ACTIVITY:
Look through the material below and copy every line containing the word "gamma".

.....

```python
SIGNATURES = {
# ... 58 lines not shown
    'evk_bn_plan': (c_int, [c_i64, c_i32, c_i32, C.POINTER(c_i32)]),
    'evk_bn_fwd_train': (c_int, [P, P, P, P, P, P, c_f32, c_f32, P, P, P, c_i64, c_i32, c_u32, P, c_size_t, P, P]),
    'evk_bn_fwd_train_parts': (c_int, [P, P, P, P, P, P, c_f32, c_f32, P, P, P, c_i64, c_i32, c_u32, P, c_i32, P, c_size_t, P, P]),
    'evk_bn_fwd_train_parts_bits': (c_int, [P, P, P, P, P, P, c_f32, c_f32, P, P, P, c_i64, c_i32, c_u32, P, c_i32, P, c_size_t, P, P, P]),
    'evk_relu_bits_bytes': (c_size_t, [c_i64]),
    'evk_relu_bits_apply': (c_int, [P, P, P, c_i64, P]),
    'evk_bn_fwd_eval': (c_int, [P, P, P, P, P, P, c_f32, P, P, P, c_i64, c_i32, c_u32, P, c_size_t, P, P]),
    'evk_bn_relu_pool_fwd_train_parts': (c_int, [P, P, P, P, P, c_f32, c_f32, P, P, P, P, c_i32, c_i32, c_i32, c_i32, P, c_i32,
                                                 P, c_size_t, P, P]),
    'evk_bn_relu_pool_bwd': (c_int, [P, P, P, P, P, P, P, P, P, P, c_i32, c_i32, c_i32, c_i32, c_i32, P, c_size_t, P, P]),
    'evk_bn_bwd': (c_int, [P, P, P, P, P, P, P, P, P, P, P, c_i64, c_i32, c_u32, c_i32, P, c_size_t, P, P]),
    'evk_stream_fork': (c_int, [P, P]),
    'evk_streams_overlap': (c_int, [P, P, c_i32, P]),
    'evk_bn_relu_dot_fwd': (c_int, [P, P, P, P, P, c_i64, c_i32, c_i32, P]),
    'evk_bn_relu_dot_workspace_bytes': (c_size_t, [c_i64, c_i32, c_i32]),
    'evk_bn_relu_dot_bwd': (c_int, [P, P, P, P, P, P, P, P, P, P, P, P, c_i64, c_i32, c_i32, c_u32, P, c_size_t, P, P]),
    'evk_bn_finalize_parts': (c_int, [P, c_i32, c_i32, c_i64, P, P, P, P, c_f32, c_f32, P, P, P, P]),
    'evk_relation_bn_fwd': (c_int, [P, P, P, P, P, P, P, c_i32, c_i32, c_i32, P, P]),
    'evk_relation_bn_parts': (c_i32, [c_i32, c_i32]),
    'evk_relation_bn_workspace_bytes': (c_size_t, [c_i32, c_i32, c_i32]),
    'evk_relation_bn_bwd': (c_int, [P, P, P, P, P, P, P, P, P, P, P, P, c_i32, c_i32, c_i32, P, c_size_t, P]),
    'evk_bn_bwd_from_partials': (c_int, [P, P, P, P, P, P, P, c_i32, P, P, P, c_i64, c_i32, c_u32, c_i32, P, c_size_t, P, P]),
    'evk_bn_bwd_bits': (c_int, [P, P, P, P, P, P, P, P, P, P, P, c_i64, c_i32, c_u32, c_i32, P, c_size_t, P, P, P]),
    'evk_relu_fwd': (c_int, [P, P, c_i64, P]),
    'evk_relu_bwd': (c_int, [P, P, P, c_i64, P]),
    'evk_add': (c_int, [P, P, P, c_i64, P]),
    'evk_scale': (c_int, [P, c_f32, P, c_i64, P]),
    'evk_group_weight_expand': (c_int, [P, P, c_i32, c_i32, c_i32, c_i32, P]),
    'evk_group_weight_gather': (c_int, [P, P, c_i32, c_i32, c_i32, c_i32, P]),
    'evk_mul_scale': (c_int, [P, P, c_f32, P, c_i64, P]),
    'evk_gelu_fwd': (c_int, [P, P, c_i64, P]),
    'evk_gelu_bwd': (c_int, [P, P, P, c_i64, P]),
    'evk_maxpool3x3s2_fwd': (c_int, [P, P, P, c_i32, c_i32, c_i32, c_i32, P]),
    'evk_maxpool3x3s2_bwd': (c_int, [P, P, P, c_i32, c_i32, c_i32, c_i32, P]),
    'evk_upsample_nearest2x_add_fwd': (c_int, [P, P, P, c_i32, c_i32, c_i32, c_i32, P, P]),
    'evk_upsample_nearest2x_bwd': (c_int, [P, P, c_i32, c_i32, c_i32, c_i32, P]),
    'evk_subsample2_fwd': (c_int, [P, P, c_i32, c_i32, c_i32, c_i32, P]),
    'evk_subsample2_bwd': (c_int, [P, P, c_i32, c_i32, c_i32, c_i32, P]),
    'evk_upsample_bilinear_fwd': (c_int, [P, P, c_i32, c_i32, c_i32, c_i32, c_i32, c_i32, P]),
    'evk_upsample_bilinear_bwd': (c_int, [P, P, c_i32, c_i32, c_i32, c_i32, c_i32, c_i32, P]),
    'evk_upsample_bilinear_plan': (c_int, [c_i32, c_i32, c_i32, c_i32, c_i32, c_i32, c_i32, c_i32, C.POINTER(c_i32)]),
    'evk_upsample_bilinear_slice_fwd': (c_int, [P, P, c_i32, c_i32, c_i32, c_i32, c_i32, c_i32, c_i32, c_i32, P]),
    'evk_upsample_bilinear_slice_bwd': (c_int, [P, P, c_i32, c_i32, c_i32, c_i32, c_i32, c_i32, c_i32, c_i32, P]),
    'evk_hr_fuse_fwd': (c_int, [P, P, P, c_i32, P, P, P, c_i32, c_i32, c_i32, c_i32, P]),
    'evk_hr_fuse_bwd': (c_int, [P, P, P, P, P, P, c_i32, c_i32, c_i32, c_i32, P]),
    'evk_wfuse_fwd': (c_int, [P, P, c_i32, P, c_i32, c_f32, P, c_i32, c_i32, c_i32, c_i32, P]),
# ... 103 lines not shown
```

### ever_amd/csrc/bn.hip

```cpp
#include "bn_common.hpp"

namespace evk {

__global__ __launch_bounds__(256) void bn_stats_partial_kernel(const float* __restrict__ x, float* __restrict__ partial,
                                                               int64_t rows, int C, int64_t rows_per_blk, int tpc,
                                                               int rl) {
  __shared__ f32x4 red[2][256];
  const int c4 = C >> 2;
  const int tc = threadIdx.x % tpc, tr = threadIdx.x / tpc;
  const int64_t r0 = (int64_t)blockIdx.x * rows_per_blk;
  const int64_t r1 = min(rows, r0 + rows_per_blk);
  for (int cb = tc; cb < c4; cb += tpc) {
    f32x4 s = {0.f, 0.f, 0.f, 0.f}, q = {0.f, 0.f, 0.f, 0.f};
    const f32x4 pv = *reinterpret_cast<const f32x4*>(x + cb * 4);
    if (tr < rl) {
      int64_t r = r0 + tr;
      const int64_t st = rl;
      for (; r + 3 * st < r1; r += 4 * st) {
        const f32x4 v0 = *reinterpret_cast<const f32x4*>(x + r * C + cb * 4) - pv;
        const f32x4 v1 = *reinterpret_cast<const f32x4*>(x + (r + st) * C + cb * 4) - pv;
        const f32x4 v2 = *reinterpret_cast<const f32x4*>(x + (r + 2 * st) * C + cb * 4) - pv;
        const f32x4 v3 = *reinterpret_cast<const f32x4*>(x + (r + 3 * st) * C + cb * 4) - pv;
        s += (v0 + v1) + (v2 + v3);
        q += (v0 * v0 + v1 * v1) + (v2 * v2 + v3 * v3);
// ... 698 lines not shown
  hipLaunchKernelGGL(bn_bwd_sums_final_kernel, dim3((C + kFinCh - 1) / kFinCh), dim3(256), 0, st, (const float*)partial,
                     pl.nblk, C, sums);
  return check_launch("bn_bwd_local_sums");
}

extern "C" int evk_bn_bwd_apply_sums(const float* dy, const float* x, const float* y, const float* gamma,
                                     const float* beta, const float* mean, const float* invstd, const float* mean_g,
                                     const float* mean_gx, float* dx, int64_t rows, int32_t C, uint32_t flags,
                                     void* workspace, size_t workspace_bytes, void* stream) {
  EVK_REQUIRE(dy && x && mean && invstd && mean_g && mean_gx && dx, EVK_E_INVALID, "bn_bwd_apply_sums: null pointer");
  const int relu = (flags & EVK_BN_RELU) ? (y ? 1 : 2) : 0;
  int rc = bn_check("bn_bwd_apply_sums", rows, C, workspace, workspace_bytes, BnWorkspace::bytes(C));
  if (rc) return rc;
  hipStream_t st = (hipStream_t)stream;
  float* coef = (float*)workspace;
  hipLaunchKernelGGL(bn_bwd_coef_kernel, dim3((C + 255) / 256), dim3(256), 0, st, gamma, invstd, mean_g, mean_gx, C, coef);
  rc = check_launch("bn_bwd_coef");
  if (rc) return rc;
  const size_t n4 = (size_t)rows * C / 4;
  hipLaunchKernelGGL(bn_bwd_apply_kernel<false>, dim3(oneshot_grid(n4)), dim3(256), 0, st, dy, x, y, mean,
                     invstd, (const float*)coef, gamma, beta, dx, n4, C, relu, (uint32_t*)nullptr);
  return check_launch("bn_bwd_apply_sums");
}
```

### ever_amd/csrc/bn_common.hpp

```cpp
#pragma once
#include "x3_common.hpp"

namespace evk {

__device__ __forceinline__ unsigned bn_blk() { return gridDim.x - 1u - blockIdx.x; }

__device__ __forceinline__ int bn_fin_group() { return xcd_remap((int)blockIdx.x, (int)gridDim.x); }

__device__ __forceinline__ f32x4 bn_ld(const float* p, size_t i) {
  return __builtin_nontemporal_load(reinterpret_cast<const f32x4*>(p) + i);
}

constexpr int kMaxStatBlocks = 2048;

__device__ __forceinline__ void zero_amax(uint32_t* __restrict__ amax) {
  if (amax && blockIdx.x == 0 && threadIdx.x < kAmaxSlots) amax[threadIdx.x * kAmaxStride] = 0;
}

struct BnPlan {
  int nblk;
  int64_t rows_per_blk;
  int tpc, rl;
};
inline BnPlan bn_plan(int64_t rows, int C, int64_t per_override = 0, int64_t cap_override = 0) {
// ... 47 lines not shown
__device__ __forceinline__ f32x4 relu_mask(f32x4 g, const f32x4 yy) {
  g.x = yy.x > 0.f ? g.x : 0.f; g.y = yy.y > 0.f ? g.y : 0.f;
  g.z = yy.z > 0.f ? g.z : 0.f; g.w = yy.w > 0.f ? g.w : 0.f;
  return g;
}
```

.....

ANSWER BOX:
extern "C" int evk_bn_bwd_apply_sums(const float* dy, const float* x, const float* y, const float* gamma,
  hipLaunchKernelGGL(bn_bwd_coef_kernel, dim3((C + 255) / 256), dim3(256), 0, st, gamma, invstd, mean_g, mean_gx, C, coef);
                     invstd, (const float*)coef, gamma, beta, dx, n4, C, relu, (uint32_t*)nullptr);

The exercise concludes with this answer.